Saudi chemist and geologist (1939–2025)

Abdullah Omar Nasseef (عبد الله بن عمر نصيف; 5 July 1939 – 12 October 2025) was a Saudi chemist and geologist. He served as Chief Scout of the Saudi Arabian Boy Scouts Association, which he joined in 1956.

== Early life and education ==
Nasseef was born in Jeddah on 5 July 1939. He had a PhD degree from Leeds University in the United Kingdom.

== Career ==
Nasseef was a professor at King Abdulaziz University in Jeddah. He was chairman of the World Muslim Congress, chairman of the founding board of Sahm Al-Nour Trust, and Secretary General of Muslim World League from 1983 to 1993. He served as vice-president of the Consultative Assembly of Saudi Arabia, President of King Abdul Aziz University, and Secretary-General of the International Islamic Council for Da'wah and Relief (IICDR).

== Death ==
Nasseef died on 12 October 2025, at the age of 86.
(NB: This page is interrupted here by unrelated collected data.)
def scatter_rows_f32(src, inv, g):
    rows, cols = g.shape
    call("vitssl_scatter_rows_f32", _chk(src, BF16, "src"), _chk(inv, torch.int32, "inv", (rows,)), _chk(g, F32, "g"), rows, cols, _stream())


def gather_cls_f32(x, out, B, T, D):
    call("vitssl_gather_cls_f32", _chk(x, F32, "x", (B * T, D)), _chk(out, F32, "out", (B, D)), B, T, D, _stream())


def scatter_cls_f32(gcls, g, B, T, D):
    call("vitssl_scatter_cls_f32", _chk(gcls, F32, "gcls", (B, D)), _chk(g, F32, "g", (B * T, D)), B, T, D, _stream())


def embed_bwd(dtok, mask, dproj, dpos, dmask_token, dbias, dcls, B, tokens, tok_offset, D):
    T_out = tokens + tok_offset
    wsn = int(L.lib().vitssl_embed_bwd_workspace_floats(B, tokens, tok_offset, D))
    ws = _tn_workspace(dtok.device, wsn)
    call("vitssl_embed_bwd", _chk(dtok, F32, "dtok", (B * T_out, D)), _opt(mask, torch.uint8, "mask", (B * tokens,)),
         _chk(dproj, BF16, "dproj", (B * tokens, D)), _opt(dpos, F32, "dpos", (T_out, D)),
         _opt(dmask_token, F32, "dmask_token", (D,)), _opt(dbias, F32, "dbias", (D,)), _opt(dcls, F32, "dcls", (D,)),
         B, tokens, tok_offset, D, C.c_void_p(ws.data_ptr()), ws.numel(), _stream())


def l1_loss(pred, target, loss_sum, dpred=None, gscale=0.0):
    n = pred.numel()
    call("vitssl_l1_loss", _chk(pred, F32, "pred"), _chk(target, F32, "target", pred.shape), _chk(loss_sum, F32, "loss_sum", (1,)),
         _opt(dpred, BF16, "dpred", pred.shape), float(gscale), n, *_sum_ws(pred.device, n, 1), _stream())


def cross_entropy(logits, labels, loss_sum, dlogits=None, gscale=0.0):
    B, Cn = logits.shape
    call("vitssl_cross_entropy", _chk(logits, F32, "logits"), _chk(labels, torch.int64, "labels", (B,)),
         _chk(loss_sum, F32, "loss_sum", (1,)), _opt(dlogits, BF16, "dlogits", (B, Cn)), float(gscale), B, Cn, _stream())


def colsum_bf16(x, out):
    rows, cols = x.shape
    call("vitssl_colsum_bf16", _chk(x, BF16, "x"), _chk(out, F32, "out", (cols,)), rows, cols, *_sum_ws(x.device, rows, cols), _stream())


def cast_bf16(src, dst):
    call("vitssl_cast_bf16", _chk(src, F32, "src"), _chk(dst, BF16, "dst", src.shape), src.numel(), _stream())


def cast_transpose_bf16(src, dst, dst_t):
    R, Cn = src.shape
    call("vitssl_cast_transpose_bf16", _chk(src, F32, "src"), _opt(dst, BF16, "dst", (R, Cn)), _opt(dst_t, BF16, "dst_t", (Cn, R)),
         R, Cn, _stream())


class _JobTablePlan:
    Job = entry = dst_dtype = None

    def __init__(self):
        self.key = None
        self.jobs_dev = None
        self.starts_dev = None
        self.njobs = 0
        self.total = 0
        self.keep = None

    def _record(self, s, d, t):
        return (s.data_ptr(), 0 if d is None else d.data_ptr(), 0 if t is None else t.data_ptr(), s.shape[0], s.shape[1])

    def _check(self, s, d, t):
        R, Cn = s.shape
        _chk(s, F32, "src"); _opt(d, self.dst_dtype, "dst", (R, Cn)); _opt(t, self.dst_dtype, "dst_t", (Cn, R))

    def _rebuilt(self, dev):
        """per-table device state behind the job table (none here)"""

    def _extra(self):
        return ()

    def run(self, jobs):
        import numpy as np
        key = tuple(self._record(s, d, t) for s, d, t in jobs)
        if key != self.key:
            for s, d, t in jobs:
                self._check(s, d, t)
            dev = jobs[0][0].device
            rec = np.zeros(len(jobs), dtype=np.dtype(self.Job))
            starts = np.zeros(len(jobs) + 1, dtype=np.int32)
            for i, k in enumerate(key):
                rec[i] = k
                starts[i + 1] = starts[i] + ((k[3] + 63) // 64) * ((k[4] + 63) // 64)
            self.jobs_dev = torch.from_numpy(rec.view(np.uint8).copy()).to(dev)
            self.starts_dev = torch.from_numpy(starts).to(dev)
            self.njobs, self.total, self.key = len(jobs), int(starts[-1]), key
            self._rebuilt(dev)
        self.keep = jobs
        call(self.entry, C.c_void_p(self.jobs_dev.data_ptr()), C.c_void_p(self.starts_dev.data_ptr()), self.njobs, self.total,
             *self._extra(), _stream())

== Awards and recognitions ==
In 1983 Nasseef was awarded the Bronze Wolf, the only distinction of the World Organization of the Scout Movement, awarded by the World Scout Committee for exceptional services to world Scouting.

Dr. Naseef was also awarded with the King Faisal Prize for Service to Islam in 1991 and the King Abdulaziz Medal of the First Class in 2004.